Maze Algorithms (1997)

Mazes in general (and hence algorithms to create Mazes) can be organized along seven different classifications. These are: Dimension, Hyperdimension, Topology, Tessellation, Routing, Texture, and Focus. A Maze can take one item from each of the classes in any combination.

Dimension: The dimension class is basically how many dimensions in space the Maze covers. Types are:

2D: Most Mazes, either on paper or life size, are this dimension, in which it's always possible to display the plan on the sheet of paper and navigate it without overlapping any other passages in the Maze. 3D: A three dimensional Maze is one with multiple levels, where (in the orthogonal case at least) passages may go up and down in addition to the four compass directions. A 3D Maze is often displayed as an array of 2D levels, with "up" and "down" staircase indicators. Higher dimensions: It's possible to have 4D and higher dimension Mazes. These are sometimes rendered as 3D Mazes, with special "portals" to travel through the 4th dimension, e.g. "past" and "future" portals. Weave: A weave Maze is basically a 2D (or more accurately a 2.5D) Maze, but where passages can overlap each other. In display it's generally obvious what's a dead end and what's a passage that goes underneath another. Life size Mazes that have bridges connecting one portion of the Maze to another are partially Weave.

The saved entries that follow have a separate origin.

int encode_host_pipelined(jpgb_encoder *enc, const Plan &plan, const uint8_t *const *pixels, uint32_t n,
                          std::vector<uint64_t> &offsets) {
    const size_t img_bytes = (size_t)plan.p.width * plan.p.height * plan.bpp;
    const size_t stride = (img_bytes + 255) & ~(size_t)255;
    uint32_t chunk = (uint32_t)std::max<size_t>(1, (96u << 20) / stride);
    chunk = std::min(chunk, n);
    const uint32_t n_chunks = (n + chunk - 1) / chunk;
    CK(enc->pixels.reserve(stride * chunk), "alloc pixels");
    if (n_chunks > 1) CK(enc->pixels2.reserve(stride * chunk), "alloc pixels");
    CK(enc->h_out.reserve(std::max<size_t>(img_bytes * n / 3, 1 << 20)), "alloc pinned output");
    offsets.assign(1, 0);
    cudaStream_t st = enc->stream;

    if (n == 1 && !plan.planar && img_bytes >= (48u << 20)) {
        const size_t row_bytes = (size_t)plan.p.width * plan.bpp;
        const uint32_t mcu_px = 8 * plan.vmax;
        uint32_t rows_per_slice = (uint32_t)std::max<size_t>(1, (32u << 20) / (row_bytes * mcu_px));
        rows_per_slice = (rows_per_slice + 3) & ~3u;
        const uint32_t n_slices = (plan.mcu_rows + rows_per_slice - 1) / rows_per_slice;
        CK(enc->pixels.reserve(stride), "alloc pixels");
        CK(enc->coef.reserve(plan.blocks_per_image * 128), "alloc coefficients");
        enc->coef_tagged = false;
        while (enc->ev_slice.size() < n_slices) {
            cudaEvent_t e;
            CK(cudaEventCreateWithFlags(&e, cudaEventDisableTiming), "create event");
            enc->ev_slice.push_back(e);
        }
        StageAParams ap;
        plan.fill_stage_a(ap);
        for (uint32_t k = 0; k < n_slices; ++k) {
            const size_t r0 = (size_t)k * rows_per_slice * mcu_px, r1 = std::min<size_t>(plan.p.height, r0 + (size_t)rows_per_slice * mcu_px);
            CK(upload_host(enc, enc->pixels.as<uint8_t>() + r0 * row_bytes, pixels[0] + r0 * row_bytes, (r1 - r0) * row_bytes, enc->s_h2d), "upload slice");
            CK(cudaEventRecord(enc->ev_slice[k], enc->s_h2d), "record slice");
        }
        for (uint32_t k = 0; k < n_slices; ++k) {
            const size_t r0 = (size_t)k * rows_per_slice * mcu_px, r1 = std::min<size_t>(plan.p.height, r0 + (size_t)rows_per_slice * mcu_px);
            StageAParams sp = ap;
            sp.pixels = enc->pixels.as<uint8_t>() + r0 * row_bytes;
            sp.coef = enc->coef.as<int16_t>();
            sp.image_stride = stride;
            sp.height = (int)(r1 - r0);
            sp.mcu_row0 = (int)(k * rows_per_slice);
            sp.mcu_rows = (int)std::min<uint32_t>(rows_per_slice, plan.mcu_rows - k * rows_per_slice);
            CK(cudaStreamWaitEvent(st, enc->ev_slice[k], 0), "wait slice");
            CK(launch_stage_a(sp, 1, st), "stage A launch");
            enc->launches += 1;
        }
        std::vector<uint64_t> off;
        const int rc = encode_device(enc, plan, enc->pixels.as<uint8_t>(), stride, 1, off, nullptr, nullptr, true);
        if (rc != JPGB_OK) return rc;
        CK(enc->h_out.reserve(std::max<size_t>(off[1], 1 << 20)), "alloc pinned output");
        CK(cudaMemcpyAsync(enc->h_out.p, enc->out.p, off[1], cudaMemcpyDeviceToHost, st), "download file");
        CK(cudaStreamSynchronize(st), "download sync");
        offsets.push_back(off[1]);
        return JPGB_OK;
    }

    auto upload = [&](uint32_t c) -> cudaError_t {
        DevBuf &px = (c & 1) ? enc->pixels2 : enc->pixels;
        const uint32_t lo = c * chunk, hi = std::min(n, lo + chunk);
        if (c >= 2) {
            cudaError_t e = cudaStreamWaitEvent(enc->s_h2d, enc->ev_enc[c & 1], 0);
            if (e != cudaSuccess) return e;
        }
        for (uint32_t i = lo; i < hi; ++i) {
            cudaError_t e = upload_host(enc, px.as<uint8_t>() + stride * (i - lo), pixels[i], img_bytes, enc->s_h2d);
            if (e != cudaSuccess) return e;
        }
        return cudaEventRecord(enc->ev_in[c & 1], enc->s_h2d);
    };

    {
        StageTimer t(enc, 5);
        CK(upload(0), "upload pixels");
    }
    uint64_t total = 0;
    for (uint32_t c = 0; c < n_chunks; ++c) {
        const uint32_t lo = c * chunk, hi = std::min(n, lo + chunk), cn = hi - lo;
        if (c + 1 < n_chunks) CK(upload(c + 1), "upload pixels");
        DevBuf &px = (c & 1) ? enc->pixels2 : enc->pixels;
        CK(cudaStreamWaitEvent(st, enc->ev_in[c & 1], 0), "wait upload");
        if (c >= 2) CK(cudaStreamWaitEvent(st, enc->ev_out[c & 1], 0), "wait download");
        enc->out_slot = (int)(c & 1);
        std::vector<uint64_t> off;
        const uint32_t launches_before = enc->launches;
        const int rc = encode_device(enc, plan, px.as<uint8_t>(), stride, cn, off);
        enc->out_slot = 0;
        if (rc != JPGB_OK) return rc;
        (void)launches_before;
        CK(cudaEventRecord(enc->ev_enc[c & 1], st), "record encode");
        const uint64_t bytes = off[cn];
        if (total + bytes > enc->h_out.cap) {
            CK(cudaStreamSynchronize(enc->s_d2h), "download sync");
            PinnedBuf bigger;
            CK(bigger.reserve((total + bytes) * 2), "grow pinned output");
            std::memcpy(bigger.p, enc->h_out.p, total);
            enc->h_out.release();
            enc->h_out = bigger;
        }
        DevBuf &ob = (c & 1) ? enc->out2 : enc->out;
        CK(cudaMemcpyAsync(enc->h_out.as<uint8_t>() + total, ob.p, bytes, cudaMemcpyDeviceToHost, enc->s_d2h), "download files");
        CK(cudaEventRecord(enc->ev_out[c & 1], enc->s_d2h), "record download");
        for (uint32_t i = 0; i < cn; ++i) offsets.push_back(total + off[i + 1]);
        total += bytes;
    }
    {
        StageTimer t(enc, 6);
        CK(cudaStreamSynchronize(enc->s_d2h), "download sync");
    }
    return JPGB_OK;
}

int encode_host_batch(jpgb_encoder *enc, const jpgb_params *p, const uint8_t *const *pixels, size_t len_each, uint32_t n,
                      uint8_t **outs, size_t *out_lens, const uint8_t **pinned_base, uint64_t *pinned_offsets) {
    if (!enc) return JPGB_ERR_BAD_PARAMS;
    const bool pinned_api = pinned_base != nullptr;
    if (!pixels || n == 0 || (pinned_api ? !pinned_offsets : (!outs || !out_lens))) return fail(enc, JPGB_ERR_BAD_PARAMS, "null argument");
    if (!pinned_api)
        for (uint32_t i = 0; i < n; ++i) outs[i] = nullptr, out_lens[i] = 0;
    Plan plan;
    int rc = validate_and_plan(enc, p, len_each, plan);
    if (rc != JPGB_OK) return rc;
    CK(cudaSetDevice(enc->device), "cudaSetDevice");
    const bool was_timing = enc->timing;
    enc->timing = false;
    timing_begin(enc);
    std::vector<uint64_t> off;
    rc = encode_host_pipelined(enc, plan, pixels, n, off);
    enc->timing = was_timing;
    if (rc != JPGB_OK) return rc;
    if (pinned_api) {
        *pinned_base = enc->h_out.as<uint8_t>();
        std::memcpy(pinned_offsets, off.data(), (size_t)(n + 1) * 8);
        return JPGB_OK;
    }
    for (uint32_t i = 0; i < n; ++i) {
        const size_t sz = (size_t)(off[i + 1] - off[i]);
        outs[i] = static_cast<uint8_t *>(std::malloc(sz ? sz : 1));
        if (!outs[i]) {
            for (uint32_t k = 0; k < i; ++k) std::free(outs[k]), outs[k] = nullptr;
            return fail(enc, JPGB_ERR_NOMEM, "out of host memory");
        }
        out_lens[i] = sz;
        std::memcpy(outs[i], enc->h_out.as<uint8_t>() + off[i], sz);
    }
    return JPGB_OK;
}

}

extern "C" {

void jpgb_params_default(jpgb_params *p, uint8_t quality) {
    std::memset(p, 0, sizeof(*p));
    p->quality = quality;
    p->sampling = quality < 90 ? 0x22 : 0x11;
    p->density_unit = 0;
    p->density_x = p->density_y = 1;
}

int jpgb_encoder_create(int device, void *cuda_stream, jpgb_encoder **out) {
    if (!out) return JPGB_ERR_BAD_PARAMS;
    *out = nullptr;
    int count = 0;
    if (cudaGetDeviceCount(&count) != cudaSuccess || device < 0 || device >= count) return JPGB_ERR_CUDA;
    cudaDeviceProp prop;
    if (cudaGetDeviceProperties(&prop, device) != cudaSuccess) return JPGB_ERR_CUDA;
    if (prop.major != 10) return JPGB_ERR_CUDA;
    if (cudaSetDevice(device) != cudaSuccess) return JPGB_ERR_CUDA;
    jpgb_encoder *e = new (std::nothrow) jpgb_encoder();
    if (!e) return JPGB_ERR_NOMEM;
    e->device = device;
    if (cuda_stream) {
        e->stream = static_cast<cudaStream_t>(cuda_stream);
    } else {
        if (cudaStreamCreateWithFlags(&e->stream, cudaStreamNonBlocking) != cudaSuccess) {
            delete e;
            return JPGB_ERR_CUDA;
        }
        e->own_stream = true;
    }
    for (int i = 0; i < JPGB_N_STAGES; ++i)
        for (int k = 0; k < 2; ++k) cudaEventCreate(&e->ev[i][k]);
    cudaStreamCreateWithFlags(&e->s_h2d, cudaStreamNonBlocking);
    cudaStreamCreateWithFlags(&e->s_d2h, cudaStreamNonBlocking);
    for (int i = 0; i < 2; ++i) {
        cudaEventCreateWithFlags(&e->ev_in[i], cudaEventDisableTiming);
        cudaEventCreateWithFlags(&e->ev_out[i], cudaEventDisableTiming);
        cudaEventCreateWithFlags(&e->ev_enc[i], cudaEventDisableTiming);
        cudaEventCreateWithFlags(&e->ev_stage[i], cudaEventDisableTiming);
    }
    *out = e;
    return JPGB_OK;
}

void jpgb_encoder_destroy(jpgb_encoder *e) {
    if (!e) return;
    cudaSetDevice(e->device);
    cudaStreamSynchronize(e->stream);
    DevBuf *bufs[] = {&e->pixels, &e->coef, &e->huff, &e->hdr, &e->hdr_len, &e->scratch, &e->pool, &e->chunk_bits, &e->chunk_pool, &e->chunk_bitpos, &e->seglen, &e->segpos,
                      &e->ustream, &e->ffcount, &e->ffpos, &e->out, &e->scan_tmp, &e->hist, &e->piece_off, &e->out2, &e->pixels2, &e->status, &e->aux_status, &e->hdr_parts};
    for (DevBuf *b : bufs) b->release();
    e->h_small.release();
    e->h_hist.release();
    e->h_tables.release();
    e->h_pieces.release();
    e->h_out.release();
    for (auto &g : e->graphs)
        if (g.exec) cudaGraphExecDestroy(g.exec);
    if (e->s_h2d) cudaStreamDestroy(e->s_h2d);
    if (e->s_d2h) cudaStreamDestroy(e->s_d2h);
    for (cudaEvent_t ev : e->ev_slice) cudaEventDestroy(ev);
    for (int i = 0; i < 2; ++i) {
        if (e->ev_in[i]) cudaEventDestroy(e->ev_in[i]);
        if (e->ev_out[i]) cudaEventDestroy(e->ev_out[i]);
        if (e->ev_enc[i]) cudaEventDestroy(e->ev_enc[i]);
        if (e->ev_stage[i]) cudaEventDestroy(e->ev_stage[i]);
        e->h_stage[i].release();
    }
    for (int i = 0; i < JPGB_N_STAGES; ++i)
        for (int k = 0; k < 2; ++k)
            if (e->ev[i][k]) cudaEventDestroy(e->ev[i][k]);
    if (e->own_stream) cudaStreamDestroy(e->stream);
    delete e;
}

const char *jpgb_last_error(const jpgb_encoder *e) { return e ? e->err.c_str() : "no encoder"; }

int jpgb_encode(jpgb_encoder *enc, const jpgb_params *p, const uint8_t *pixels, size_t len, uint8_t **out, size_t *out_len) {
    if (!out || !out_len) return JPGB_ERR_BAD_PARAMS;
    *out = nullptr;
    *out_len = 0;
    const uint8_t *px[1] = {pixels};
    return encode_host_batch(enc, p, px, len, 1, out, out_len, nullptr, nullptr);
}

void jpgb_free(void *buf) { std::free(buf); }

static int encode_planar_pinned(jpgb_encoder *enc, const jpgb_params *p, const uint8_t *const planes[4], size_t plane_len, size_t *out_len) {
    if (!p || !planes) return fail(enc, JPGB_ERR_BAD_PARAMS, "null argument");
    const uint8_t ct = p->color_type;
    if (ct != JPGB_LUMA && ct != JPGB_YCBCR && ct != JPGB_CMYK && ct != JPGB_YCCK)
        return fail(enc, JPGB_ERR_BAD_PARAMS, "planar input takes a JPEG colour type: Luma, Ycbcr, Cmyk or Ycck");
    const size_t plane_bytes = (size_t)p->width * p->height;
    if (plane_len < plane_bytes) return fail(enc, JPGB_ERR_BAD_IMAGE_DATA, "plane shorter than width*height");
    Plan plan;
    plan.planar = true;
    const int rc = plan.build(*p);
    if (rc != JPGB_OK) return fail(enc, rc, rc == JPGB_ERR_ZERO_DIMENSIONS ? "Image dimensions must be non zero" : "invalid parameters");
    CK(cudaSetDevice(enc->device), "cudaSetDevice");
    timing_begin(enc);
    const size_t stride = (plane_bytes * plan.ncomp + 255) & ~(size_t)255;
    CK(enc->pixels.reserve(stride), "alloc planes");
    for (int c = 0; c < plan.ncomp; ++c) {
        if (!planes[c]) return fail(enc, JPGB_ERR_BAD_PARAMS, "null plane");
        CK(upload_host(enc, enc->pixels.as<uint8_t>() + plane_bytes * c, planes[c], plane_bytes, enc->stream), "upload plane");
    }
    std::vector<uint64_t> off;
    const int rc2 = encode_device(enc, plan, enc->pixels.as<uint8_t>(), stride, 1, off);
    if (rc2 != JPGB_OK) return rc2;
    const size_t sz = (size_t)off[1];
    CK(enc->h_out.reserve(sz ? sz : 1), "alloc pinned output");
    CK(cudaMemcpyAsync(enc->h_out.p, enc->out.p, sz, cudaMemcpyDeviceToHost, enc->stream), "download file");
    CK(cudaStreamSynchronize(enc->stream), "download sync");
    *out_len = sz;
    timing_end(enc);
    return JPGB_OK;
}

int jpgb_encode_planar(jpgb_encoder *enc, const jpgb_params *p, const uint8_t *const planes[4], size_t plane_len, uint8_t **out,
                       size_t *out_len) {
    if (!enc) return JPGB_ERR_BAD_PARAMS;
    if (!out || !out_len) return fail(enc, JPGB_ERR_BAD_PARAMS, "null argument");
    *out = nullptr;
    *out_len = 0;
    size_t sz = 0;
    const int rc = encode_planar_pinned(enc, p, planes, plane_len, &sz);
    if (rc != JPGB_OK) return rc;
    *out = static_cast<uint8_t *>(std::malloc(sz ? sz : 1));
    if (!*out) return fail(enc, JPGB_ERR_NOMEM, "out of host memory");
    std::memcpy(*out, enc->h_out.p, sz);
    *out_len = sz;
    return JPGB_OK;
}

int jpgb_encode_planar_to_sink(jpgb_encoder *enc, const jpgb_params *p, const uint8_t *const planes[4], size_t plane_len,
                               jpgb_write_all_fn write_all, void *user) {
    if (!enc) return JPGB_ERR_BAD_PARAMS;
    if (!write_all) return fail(enc, JPGB_ERR_BAD_PARAMS, "null sink");
    size_t sz = 0;
    const int rc = encode_planar_pinned(enc, p, planes, plane_len, &sz);
    if (rc != JPGB_OK) return rc;
    if (write_all(user, enc->h_out.as<uint8_t>(), sz) != 0) return fail(enc, JPGB_ERR_SINK, "sink write_all failed");
    return JPGB_OK;
}

int jpgb_encode_to_sink(jpgb_encoder *enc, const jpgb_params *p, const uint8_t *pixels, size_t len, jpgb_write_all_fn write_all,
                        void *user) {
    if (!enc) return JPGB_ERR_BAD_PARAMS;
    if (!write_all) return fail(enc, JPGB_ERR_BAD_PARAMS, "null sink");
    const uint8_t *px[1] = {pixels};
    const uint8_t *files = nullptr;
    uint64_t offs[2] = {0, 0};
    const int rc = encode_host_batch(enc, p, px, len, 1, nullptr, nullptr, &files, offs);
    if (rc != JPGB_OK) return rc;
    if (write_all(user, files + offs[0], (size_t)(offs[1] - offs[0])) != 0) return fail(enc, JPGB_ERR_SINK, "sink write_all failed");
    return JPGB_OK;
}

int jpgb_encode_batch(jpgb_encoder *enc, const jpgb_params *p, const uint8_t *const *pixels, size_t len_each, uint32_t n,
                      uint8_t **outs, size_t *out_lens) {
    return encode_host_batch(enc, p, pixels, len_each, n, outs, out_lens, nullptr, nullptr);
}

int jpgb_encode_batch_pinned(jpgb_encoder *enc, const jpgb_params *p, const uint8_t *const *pixels, size_t len_each, uint32_t n,
                             const uint8_t **files, uint64_t *offsets) {
    if (!files) return JPGB_ERR_BAD_PARAMS;
    return encode_host_batch(enc, p, pixels, len_each, n, nullptr, nullptr, files, offsets);
}

int jpgb_encode_batch_device(jpgb_encoder *enc, const jpgb_params *p, const void *d_pixels, size_t image_stride, uint32_t n,
                             const void **d_files, uint64_t *offsets) {
    if (!enc) return JPGB_ERR_BAD_PARAMS;
    if (!d_pixels || !d_files || !offsets || n == 0) return fail(enc, JPGB_ERR_BAD_PARAMS, "null argument");
    Plan plan;
    int rc = validate_and_plan(enc, p, image_stride, plan);
    if (rc != JPGB_OK) return rc;
    CK(cudaSetDevice(enc->device), "cudaSetDevice");
    timing_begin(enc);
    std::vector<uint64_t> off;
    rc = encode_device(enc, plan, static_cast<const uint8_t *>(d_pixels), image_stride, n, off);
    if (rc != JPGB_OK) return rc;
    timing_end(enc);
    std::memcpy(offsets, off.data(), (size_t)(n + 1) * 8);
    *d_files = enc->out.p;
    return JPGB_OK;
}
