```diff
diff --git a/rlcard_amd/csrc/cs_skeleton.h b/rlcard_amd/csrc/cs_skeleton.h
--- a/rlcard_amd/csrc/cs_skeleton.h
+++ b/rlcard_amd/csrc/cs_skeleton.h
@@ -604,9 +604,19 @@
         const legal_t<G> lg = g.legal();
         uint32_t bits[G::NB];
         g.observe(p, bits);
-        const uint32_t pr = pol.at(seed, genv0, t0 + (uint64_t)t, t == 0);
+#if CS_PROF_NO_PHILOX
+        const uint32_t pr = ((uint32_t)genv0 ^ (uint32_t)seed) * 0x9E3779B1u + (uint32_t)(t0 + (uint64_t)t) * 0x85EBCA6Bu;
+#else
+        const uint32_t pr = pol.template at<G::PHILOX_WIDE>(seed, genv0, t0 + (uint64_t)t, t == 0);
+#endif
         int a;
         static_assert(G::A <= 256, "the policy pick takes a legal mask of one, two or four 64-bit words");
+#if CS_PROF_NO_PICK
+        if constexpr (G::A <= 8) {
+            const uint32_t m = (uint32_t)lg;
+            a = (pr >> 31) ? 31 - __builtin_clz(m | 1u) : __builtin_ctz(m | 0x80000000u);
+        } else
+#endif
         if constexpr (G::A > 128) a = pick_legal256(lg, pr);
         else if constexpr (G::A > 64) a = pick_legal128(lg, pr);
         else if constexpr (G::A <= 8) a = pick_legal_small<G::A>((uint32_t)lg, pr);
@@ -671,8 +681,22 @@
             }
             if (c.valid && done) dq_reset(g, m, q);
         }
+#if CS_PROF_NO_REFILL
+        if (m.needs_refill()) m.lat = (m.lat + (uint32_t)RING_GEN) & SLOT_MASK;
+#else
         refill(m, cl.lane, flags & 1);
+#endif
+#if CS_PROF_NO_RESTAGE
+        if (staged) {
+            const uint32_t k = m.staged_offset();
+            if (c.valid && (k >= m.sn || m.sn - k < (uint32_t)G::STAGE_R)) {
+                m.sp = m.pos & ~3u;
+                m.sn = (uint32_t)G::STAGE_W;
+            }
+        }
+#else
         if (staged) restage<G>(m, stage[c.wid], cl.lane, c.valid);
+#endif
     }
     bool keep = false;
     if (staged) {
```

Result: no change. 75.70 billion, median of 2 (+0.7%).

Hyperdimension: The hyperdimension class refers to the dimension of the object you move through the Maze, as opposed to the dimension of the Maze environment itself. Types are:

Non-hypermaze: Virtually all Mazes, even those in higher dimensions or with special rules, are normal non-hypermazes. In them you work with a point or small object, such as a marble or yourself, which you move from point to point, and the path behind you forms a line. There's an easily countable number of choices at each point. Hypermaze: A hypermaze is where the solving object is more than just a point. A standard hypermaze (or a hypermaze of the 1st order) consists of a line where as you bend and move it the path behind it forms a surface. A hypermaze can only exist in a 3D or higher dimension environment, where the entrance to a hypermaze is also a line instead of a point. A hypermaze is fundamentally different since you need to be aware of and work with multiple parts along the line at the same time, where there's nearly an infinite number of states and things you can do with the line at any time. The solving line is infinite, or the endpoints are fixed outside of the hypermaze, to prevent one from crumpling the line into a point, which could then be treated as a non-hypermaze. Hyperhypermaze: Hypermazes can be of arbitrarily high dimension. A hyperhypermaze (or a hypermaze of the 2nd order) increases the dimension of the solving object again. Here the solving object is a plane, where as you move it the path behind you forms a solid. A hyperhypermaze can only exist in a 4D or higher dimension environment.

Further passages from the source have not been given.